Ähnliche Strukturen gebe es auch in Japan, wo Bürgervereine sich ehrenamtlich für die Belange der Menschen auf lokaler Ebene einsetzen. Wie in Oldenburg auch hätten diese Vereine aber kein direktes Mitbestimmungsrecht.

Wie die Strukturen einer kleinen Gemeinde mit Rat und Verwaltung funktionieren, will der Wissenschaftler aus der 400 000-Einwohner-Stadt Gifu jetzt in Colnrade weiter erforschen. Vor allem die Veränderungen im Vergleich zu seinem letzten Besuch interessieren ihn. Welche öffentlichen Einrichtungen gibt es noch? Wie sieht die Zusammensetzung im Gemeinderat aus, gibt es genügend Kandidaten? Diese und weitere Fragen stellt er der Bürgermeisterin. Auch möchte der Forscher gerne wissen, über welche Haushaltsmittel der Rat verfügen kann, und sogar die Diskussion über die Höhe der Samtgemeindeumlage interessiert ihn. Nicht alle Fragen werde sie sofort beantworten können, meint die Colnrader Verwaltungschefin.

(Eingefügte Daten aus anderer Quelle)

@@ -81,8 +82,8 @@
   int splitResolved = 0;
   int wfTimingRounds = 0;
   std::vector<hipEvent_t> wfPool;
-  int opt[VKRT_OPT_WF_SAMPLE_SYNC + 1] = {0, 1, 1, 3, 64, VKRT_WF_SHARE_DEFAULT, VKRT_TRI_THRESHOLD_DEFAULT, 0, VKRT_WF_SHARE_FLAGS_DEFAULT, 1, 0, 0, 0,
-                                          VKRT_WF_FRAMES_IN_FLIGHT_DEFAULT, VKRT_SPLIT_BUDGET_DEFAULT, VKRT_WF_SAMPLE_SYNC_DEFAULT};
+  int opt[VKRT_OPT_WF_CAMERA_ROUNDS + 1] = {0, 1, 1, 3, 64, VKRT_WF_SHARE_DEFAULT, VKRT_TRI_THRESHOLD_DEFAULT, 0, VKRT_WF_SHARE_FLAGS_DEFAULT, 1, 0, 0, 0,
+                                            VKRT_WF_FRAMES_IN_FLIGHT_DEFAULT, VKRT_SPLIT_BUDGET_DEFAULT, VKRT_WF_SAMPLE_SYNC_DEFAULT, VKRT_WF_CAMERA_ROUNDS_DEFAULT};
   bool hasLargeTriangles = false;
   bool wavefront = true;
   bool stale = false;
@@ -214,7 +215,8 @@
     case VKRT_OPT_TRI_THRESHOLD: return std::max(0, std::min(65, v));
     case VKRT_OPT_WF_SHARE_PERIOD: return std::max(0, std::min(255, v));
     case VKRT_OPT_WF_SHARE_FLAGS: return v & 31;
-    case VKRT_OPT_GBUFFER_MIPS: case VKRT_OPT_WATERTIGHT: case VKRT_OPT_SKIP_DEAD_SHADOW_RAYS: case VKRT_OPT_ANYHIT_DISSOLVE: case VKRT_OPT_WF_SAMPLE_SYNC: return v ? 1 : 0;
+    case VKRT_OPT_GBUFFER_MIPS: case VKRT_OPT_WATERTIGHT: case VKRT_OPT_SKIP_DEAD_SHADOW_RAYS: case VKRT_OPT_ANYHIT_DISSOLVE: case VKRT_OPT_WF_SAMPLE_SYNC:
+    case VKRT_OPT_WF_CAMERA_ROUNDS: return v ? 1 : 0;
   }
   return v;
 }
@@ -230,7 +232,8 @@
                                                           {"VKRT_GBUFFER_MIPS", VKRT_OPT_GBUFFER_MIPS}, {"VKRT_WATERTIGHT", VKRT_OPT_WATERTIGHT},
                                                           {"VKRT_SKIP_DEAD_SHADOW_RAYS", VKRT_OPT_SKIP_DEAD_SHADOW_RAYS},
                                                           {"VKRT_ANYHIT_DISSOLVE", VKRT_OPT_ANYHIT_DISSOLVE}, {"VKRT_WF_FRAMES_IN_FLIGHT", VKRT_OPT_WF_FRAMES_IN_FLIGHT},
-                                                          {"VKRT_SPLIT_BUDGET", VKRT_OPT_SPLIT_BUDGET}, {"VKRT_WF_SAMPLE_SYNC", VKRT_OPT_WF_SAMPLE_SYNC}};
+                                                          {"VKRT_SPLIT_BUDGET", VKRT_OPT_SPLIT_BUDGET}, {"VKRT_WF_SAMPLE_SYNC", VKRT_OPT_WF_SAMPLE_SYNC},
+                                                          {"VKRT_WF_CAMERA_ROUNDS", VKRT_OPT_WF_CAMERA_ROUNDS}};
   for(const auto& k : ints)
     if((e = getenv(k.name)))
       s->opt[k.option] = clampOption(k.option, atoi(e));
@@ -760,7 +763,7 @@
 {
   if(!s)
     return fail(VKRT_ERR_INVALID_ARGUMENT, "scene is NULL");
-  if(option < VKRT_OPT_MODE || option > VKRT_OPT_WF_SAMPLE_SYNC)
+  if(option < VKRT_OPT_MODE || option > VKRT_OPT_WF_CAMERA_ROUNDS)
     return fail(VKRT_ERR_INVALID_ARGUMENT, "unknown option %d", option);
   if(clampOption(option, value) != value)
     return fail(VKRT_ERR_INVALID_ARGUMENT, "option %d: value %d out of range", option, value);
@@ -782,7 +785,7 @@
     *value = s->built ? s->splitResolved : 0;
     return VKRT_OK;
   }
-  if(option < VKRT_OPT_MODE || option > VKRT_OPT_WF_SAMPLE_SYNC)
+  if(option < VKRT_OPT_MODE || option > VKRT_OPT_WF_CAMERA_ROUNDS)
     return fail(VKRT_ERR_INVALID_ARGUMENT, "unknown option %d", option);
   *value = s->opt[option];
   return VKRT_OK;
@@ -1406,6 +1409,9 @@
     const uint32_t seedStep = (P.flags & VKRT_TRACE_SAME_SEED_EVERY_FRAME) ? 0u : 1u;
     if(s->opt[VKRT_OPT_WF_SAMPLE_SYNC])
       P.flags |= VKRT_FLAG_SAMPLE_SYNC;
+    if(s->opt[VKRT_OPT_WF_CAMERA_ROUNDS] && (P.flags & VKRT_FLAG_SAMPLE_SYNC) && s->dev.layout == 1u && travBlock(s) == 64 && s->dev.shareMinIdle != 0u &&
+       s->dev.triThreshold != 0u)
+      P.flags |= VKRT_FLAG_CAMERA_ROUNDS;
     if((rc = ensureWorkingSet(s, P.tileCount * 64u, framesInFlight(s, (int)n_frames), stream)) != VKRT_OK)
       return rc;
     if((rc = ensureEventPool(s, (int)std::min<uint32_t>(n_frames, VKRT_FRAMES_PER_BATCH))) != VKRT_OK)
diff --git a/vk-raytracing-engine_amd/csrc/wavefront.hip b/vk-raytracing-engine_amd/csrc/wavefront.hip
--- a/vk-raytracing-engine_amd/csrc/wavefront.hip
+++ b/vk-raytracing-engine_amd/csrc/wavefront.hip
@@ -174,8 +174,9 @@
   unsigned wsum[WF_TYPES * (WF_BLOCK / 64 + 1)];
 };
 
-template <bool PAIR, bool HYBRID>
-VKRT_DEV void shadeHitBlock(const TraceParams& P, const WfBuffers& B, const HybridGi& G, const int par, const unsigned count, const unsigned block, ShadeLds& lds)
+template <bool PAIR, bool HYBRID, bool CAMERA = false>
+VKRT_DEV void shadeHitBlock(const TraceParams& P, const WfBuffers& B, const HybridGi& G, const int par, const unsigned count, const unsigned block, ShadeLds& lds,
+                            const int smpl = 0)
 {
   const int type = PAIR ? WF_P : WF_C;
   const unsigned lane = lane_id();
@@ -185,12 +186,34 @@
   int to = -1;
   LaneState L;
   f3 contrib = mk3(0.0f), nextWeight = mk3(0.0f);
-  if(qi < count)
-  {
-    loadCommon(P, B, par, type, qi, L);
+  uint32_t x = 0, y = 0, lrow = 0;
+  if(CAMERA ? pixelOfWork(P, qi, P.tileFirst, x, y, lrow) : qi < count)
+  {
+    if(CAMERA)
+    {
+      bindPixel(P, L, x, lrow);
+      if(smpl == 0)
+      {
+        L.prd.seed = pixelSeed(P, x, y);
+        L.hitValues = mk3(0.0f);
+      }
+      else
+      {
+        const float4 s = wfLoad(B.sampleState + pixelSlot(P, x, lrow));
+        L.prd.seed = __float_as_uint(s.w);
+        L.hitValues = mk3(s.x, s.y, s.z);
+      }
+      L.smpl = smpl;
+      startSample(P, L);
+    }
+    else
+      loadCommon(P, B, par, type, qi, L);
     const float4 h = wfLoad(rec(B, par, type, WF_H0, qi)), t4 = wfLoad(rec(B, par, type, WF_H1, qi));
-    const float4 rd = wfLoad(rec(B, par, type, PAIR ? WF_R2 : WF_R1, qi));
-    L.prd.rayDirection = mk3(rd.x, rd.y, rd.z);
+    if(!CAMERA)
+    {
+      const float4 rd = wfLoad(rec(B, par, type, PAIR ? WF_R2 : WF_R1, qi));
+      L.prd.rayDirection = mk3(rd.x, rd.y, rd.z);
+    }
     L.prd.rayOrigin = mk3(0.0f);
     if(PAIR)
     {
@@ -279,6 +302,12 @@
 {
   shadeRound<true>(P, B, G, round);
 }
+__global__ __launch_bounds__(WF_BLOCK) void k_wf_shade_camera(const TraceParams P, const WfBuffers B, const int round, const int smpl)
+{
+  const HybridGi none{};
+  __shared__ ShadeLds lds;
+  shadeHitBlock<false, false, true>(P, B, none, round & 1, 0u, blockIdx.x, lds, smpl);
+}
 
 __global__ __launch_bounds__(WF_BLOCK) void k_hy_gi_init(const TraceParams P, const WfBuffers B, const HybridGi G, const uint2* tmp)
 {
@@ -346,40 +375,54 @@
   B->groups = (uint32_t)g;
 }
 
+static int subframeRounds(const TraceParams& P) { return (P.pc.samples <= 0 || P.pc.depth <= 0) ? 0 : P.pc.samples * (P.pc.depth + 1); }
+static bool cameraRounds(const TraceParams& P) { return (P.flags & VKRT_FLAG_CAMERA_ROUNDS) != 0u && subframeRounds(P) > 0; }
 static hipError_t subframeBegin(const TraceParams& P, const WfBuffers& B, hipStream_t stream)
 {
   const unsigned work = P.tileCount * 64u;
   const hipError_t e = hipMemsetAsync(B.ctrl, 0, 64, stream);
   if(e != hipSuccess)
     return e;
-  hipLaunchKernelGGL(k_wf_init, dim3((work + WF_BLOCK - 1) / WF_BLOCK), dim3(WF_BLOCK), 0, stream, P, B);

Für Anne Wilkens-Lindemann ist das internationale Interesse aber auch ein Zeichen dafür, dass die kommunale Selbstverwaltung kleiner Gemeinden wie Colnrade eine Zukunft hat. „Wir können hier auch mit einem kleinen Haushalt etwas bewegen“, ist sie überzeugt.

Der japanische Forscher pflichtet ihr bei. Die Bürger der aus finanziellen Gründen immer weiter vergrößerten Gemeinden Japans vermissten die Möglichkeiten, die Entscheidungen in ihrem direkten Umfeld zu beeinflussen.

An diesem Donnerstag endet der Besuch von Yamazaki in Colnrade bereits wieder. Er fährt weiter nach Osnabrück, wo er ebenfalls bereits geforscht hat und macht sich Ende der Woche wieder auf den Heimweg in seine Heimatstadt im Zentrum der Japanischen Hauptinsel.